The Man Who Knew Infinity (2015) [PG-13] ****

Film review by Martin Liebman for blu-ray.com on August 9, 2016



The pursuit of mathematics -- busily scribbling out formulas and sorting out large masses of figures -- doesn't necessarily translate well to the screen, at least not in the same way other, more visually driven and easily understandable pursuits can light up a movie. Mathematical heroes are likewise less enticing, at least from the outside looking in, than other heroes in movies where heroic actions are more immediately praiseworthy and, perhaps more important, understandable by the general audience, even considering other graceful and artistic pursuits such as music composition or painting. That's why the mathematical genius mini-genre tends to focus almost exclusively on the people behind the formulas rather than the number crunching itself. Films like A Beautiful Mind and Good Will Hunting are now joined by the less dynamic but equally touching The Man Who Knew Infinity, a title that doesn't roll off the tongue as well as its peers but that aptly describes the subject's seemingly limitless mathematics knowledge that impresses his peers, though not before prejudice interferes with genius. The film, from Director Matthew Brown, and starring Dev Patel and Jeremy Irons capably paints its picture, lacking real novelty but offering a genuine insight into one of math's most gifted minds and how the mathematics world responded to it.

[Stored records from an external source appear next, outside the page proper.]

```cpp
int bhip_assoc_l2_mfma_batched(bhip_ctx* ctx, AssocMfmaWork& W, const double* dev_src, const double* dev_dst, int count, const long long* srcOff,
								 const int* ns, const long long* dstOff, const int* nd, double maxErr, int backwards, int* dev_pairs, double* dev_fit,
								 int* usedMfma) {
	*usedMfma = 0;
	if (count <= 0) { *usedMfma = 1; return BHIP_OK; }
	std::vector<AssocProblem> probs(count);
	std::vector<AssocBlock> blocks;
	long long maxSrcRow = 0, maxDstRow = 0, rowTotal = 0, colTotal = 0;
	double flopsPerPass = 0;
	for (int p = 0; p < count; p++) {
		if (ns[p] <= 0 || nd[p] <= 0) return BHIP_OK;
		if (srcOff[p] + ns[p] > 0x7fffffffLL || dstOff[p] + nd[p] > 0x7fffffffLL) return BHIP_OK;
		probs[p] = {(int)srcOff[p], ns[p], (int)dstOff[p], nd[p], (int)rowTotal, (int)colTotal};
		maxSrcRow = std::max(maxSrcRow, srcOff[p] + ns[p]);
		maxDstRow = std::max(maxDstRow, dstOff[p] + nd[p]);
		rowTotal += ns[p];
		colTotal += nd[p];
		flopsPerPass += 2.0 * ns[p] * (double)nd[p] * 64;
		if (rowTotal > 0x3fffffffLL || colTotal > 0x3fffffffLL) return BHIP_OK;
	}
	long long strips = 0;
	for (int p = 0; p < count; p++) strips += (nd[p] + STRIP_COLS - 1) / STRIP_COLS;
	int rowSplit = (int)std::max<long long>(1, (1024 + strips - 1) / strips);
	{ const char* e = getenv("BHIP_ASSOC_ROWSPLIT"); if (e && atoi(e) > 0) rowSplit = atoi(e); }
	for (int p = 0; p < count; p++) {
		int chunk = (ns[p] + rowSplit - 1) / rowSplit;
		chunk = std::max(256, ((chunk + 255) / 256) * 256);
		for (int c0 = 0; c0 < nd[p]; c0 += STRIP_COLS)
			for (int r0 = 0; r0 < ns[p]; r0 += chunk) blocks.push_back({p, r0, std::min(ns[p], r0 + chunk), c0, std::min(nd[p], c0 + STRIP_COLS)});
	}
	if (count >= 16) {
		std::vector<AssocBlock> q[8];
		for (const AssocBlock& b : blocks) q[b.p & 7].push_back(b);
		size_t longest = 0;
		for (int x = 0; x < 8; x++) longest = std::max(longest, q[x].size());
		blocks.assign(longest * 8, AssocBlock{0, 0, 0, 0, 0});
		for (int x = 0; x < 8; x++)
			for (size_t k = 0; k < q[x].size(); k++) blocks[k * 8 + x] = q[x][k];
	}
	const bool shared = dev_src == dev_dst;
	const long long rowsS = shared ? std::max(maxSrcRow, maxDstRow) : maxSrcRow;
	const int cap = (int)std::min<long long>(0x3fffffffLL, 8 * (rowTotal + colTotal) + 4096);

	BHIP_TRY(W.Fs.reserve(ctx, (size_t)rowsS * ROW_CHUNKS * 16));
	BHIP_TRY(W.nrmS.reserve(ctx, (size_t)rowsS * 4));
	if (!shared) {
		BHIP_TRY(W.Fd.reserve(ctx, (size_t)maxDstRow * ROW_CHUNKS * 16));
		BHIP_TRY(W.nrmD.reserve(ctx, (size_t)maxDstRow * 4));
	}
	BHIP_TRY(W.probs.reserve(ctx, probs.size() * sizeof(AssocProblem)));
	BHIP_TRY(W.blocks.reserve(ctx, blocks.size() * sizeof(AssocBlock)));
	BHIP_TRY(W.keys.reserve(ctx, (size_t)(rowTotal + colTotal) * 4));
	BHIP_TRY(W.thr.reserve(ctx, (size_t)(rowTotal + colTotal) * 4));
	BHIP_TRY(W.best.reserve(ctx, (size_t)(rowTotal + colTotal) * 8));
	BHIP_TRY(W.args.reserve(ctx, (size_t)(rowTotal + 2 * colTotal) * 4));
	BHIP_TRY(W.cand.reserve(ctx, (size_t)cap * sizeof(AssocCand)));
	BHIP_TRY(W.flags.reserve(ctx, 64));

	hipStream_t st = ctx->stream;
	BHIP_HIP(ctx, hipMemcpyAsync(W.probs.p, probs.data(), probs.size() * sizeof(AssocProblem), hipMemcpyHostToDevice, st));
	BHIP_HIP(ctx, hipMemcpyAsync(W.blocks.p, blocks.data(), blocks.size() * sizeof(AssocBlock), hipMemcpyHostToDevice, st));
	BHIP_HIP(ctx, hipMemsetAsync(W.flags.p, 0, 64, st));
	int* flags = W.flags.as<int>();
	int* counters = flags + 2;
	_Float16* Hs = W.Fs.as<_Float16>();
	float* nS = W.nrmS.as<float>();
	_Float16* Hd = shared ? Hs : W.Fd.as<_Float16>();
	float* nD = shared ? nS : W.nrmD.as<float>();
	{
		ProfScope ps(ctx, "k_assoc_prep", (double)(rowsS + (shared ? 0 : maxDstRow)) * (2 * 64 * 8 + ROW_CHUNKS * 16));
		const unsigned gS = (unsigned)((rowsS + 16 * PREP_ROWS - 1) / (16 * PREP_ROWS)), gD = (unsigned)((maxDstRow + 16 * PREP_ROWS - 1) / (16 * PREP_ROWS));
		hipLaunchKernelGGL(k_assoc_norms, dim3(gS), dim3(256), 0, st, dev_src, rowsS, nS, flags);
		if (!shared) hipLaunchKernelGGL(k_assoc_norms, dim3(gD), dim3(256), 0, st, dev_dst, maxDstRow, nD, flags);
		hipLaunchKernelGGL(k_assoc_half, dim3(gS), dim3(256), 0, st, dev_src, rowsS, nS, flags, Hs);
		if (!shared) hipLaunchKernelGGL(k_assoc_half, dim3(gD), dim3(256), 0, st, dev_dst, maxDstRow, nD, flags, Hd);
	}
	unsigned int* rowKey = W.keys.as<unsigned int>();
	unsigned int* colKey = rowKey + rowTotal;
	float* rowThr = W.thr.as<float>();
	float* colThr = rowThr + rowTotal;
	unsigned long long* rowBest = W.best.as<unsigned long long>();
	unsigned long long* colBest = rowBest + rowTotal;
	int* rowArg = W.args.as<int>();
	int* colArg = rowArg + rowTotal;
	int* colCnt = colArg + colTotal;
	const long long nk = rowTotal + colTotal;
	hipLaunchKernelGGL(k_fill_u32, dim3((unsigned)((nk + 255) / 256)), dim3(256), 0, st, rowKey, nk, 0xFFFFFFFFu);
	BHIP_HIP(ctx, hipMemsetAsync(W.best.p, 0xFF, (size_t)nk * 8, st));
	BHIP_HIP(ctx, hipMemsetAsync(rowArg, 0xFF, (size_t)(rowTotal + colTotal) * 4, st));
	BHIP_HIP(ctx, hipMemsetAsync(colCnt, 0, (size_t)colTotal * 4, st));

	MfmaArgs A;
	A.Hs = (const uint4*)Hs; A.Hd = (const uint4*)Hd; A.probs = W.probs.as<AssocProblem>(); A.blocks = W.blocks.as<AssocBlock>();
	A.rowKey = rowKey; A.colKey = colKey; A.rowThr = rowThr; A.colThr = colThr;
	A.cand = W.cand.as<AssocCand>(); A.counter = counters; A.cap = cap;
#ifdef BHIP_EXPERIMENTS
	{ const char* e = getenv("BHIP_ASSOC_ABLATE"); A.ablate = e ? atoi(e) : 0; }
#endif
	const unsigned nblocks = (unsigned)blocks.size();
	{
		ProfScope ps(ctx, "k_assoc_mfma_pass1", 0, flopsPerPass);
		hipLaunchKernelGGL(k_assoc_mfma<1>, dim3(nblocks), dim3(256), 0, st, A);
	}
	int maxN = 0;
	for (int p = 0; p < count; p++) maxN = std::max(maxN, ns[p] + nd[p]);
	hipLaunchKernelGGL(k_assoc_thresholds, dim3((maxN + 255) / 256, count), dim3(256), 0, st, A.probs, count, nS, nD, rowKey, colKey, flags, rowThr, colThr);
	{
		ProfScope ps(ctx, "k_assoc_mfma_pass2", 0, flopsPerPass);
		hipLaunchKernelGGL(k_assoc_mfma<2>, dim3(nblocks), dim3(256), 0, st, A);
	}
	{
		ProfScope ps(ctx, "k_assoc_exact");
		const unsigned exactBlocks = (unsigned)std::min<long long>(16384, std::max<long long>(256, (3 * (rowTotal + colTotal) / 2 + 255) / 256));
		hipLaunchKernelGGL(k_assoc_exact, dim3(exactBlocks), dim3(256), 0, st, dev_src, dev_dst, A.probs, A.cand, counters, cap, rowBest, colBest);
		hipLaunchKernelGGL(k_assoc_argsel, dim3(exactBlocks), dim3(256), 0, st, A.probs, A.cand, counters, cap, rowBest, colBest, rowArg, colArg, colCnt);
	}
	BHIP_HIP(ctx, hipMemcpyAsync(ctx->hostScratch.p, flags, 16, hipMemcpyDeviceToHost, st));
	BHIP_HIP(ctx, hipStreamSynchronize(st));
	const int* hf = ctx->hostScratch.as<int>();
	if (hf[0] != 0 || hf[2] > cap) return BHIP_OK;
	int maxNs = 0;
	for (int p = 0; p < count; p++) maxNs = std::max(maxNs, ns[p]);
	hipLaunchKernelGGL(k_assoc_resolve, dim3((maxNs + 255) / 256, count), dim3(256), 0, st, A.probs, maxErr, backwards, rowBest, rowArg, colArg, colCnt,
					   dev_pairs, dev_fit);
	BHIP_HIP(ctx, hipGetLastError());
	*usedMfma = 1;
	return BHIP_OK;
}
```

Srinivasa Ramanujan (Dev Patel) is a mathematical genius. But that doesn't get him anywhere. He's self-taught and doesn't understand all of the how's or why's of mathematics. He just knows. Without a degree, he cannot land a job. Without a job, he cannot support his wife (Devika Bhise). When he sends evidence of his mathematical genius to Cambridge University, work which appears to disprove complex work done by Mathematician G. H. Hardy (Jeremy Irons), he's invited to the school but is not particularly welcome. His heritage and presence angers those around him. His inability to precisely prove his findings frustrates Hardy. But the two forge a bond, which becomes a friendship. As Ramanujan's work begins to earn him the respect of others, a new adversity will challenge him far more deeply than any he's faced before.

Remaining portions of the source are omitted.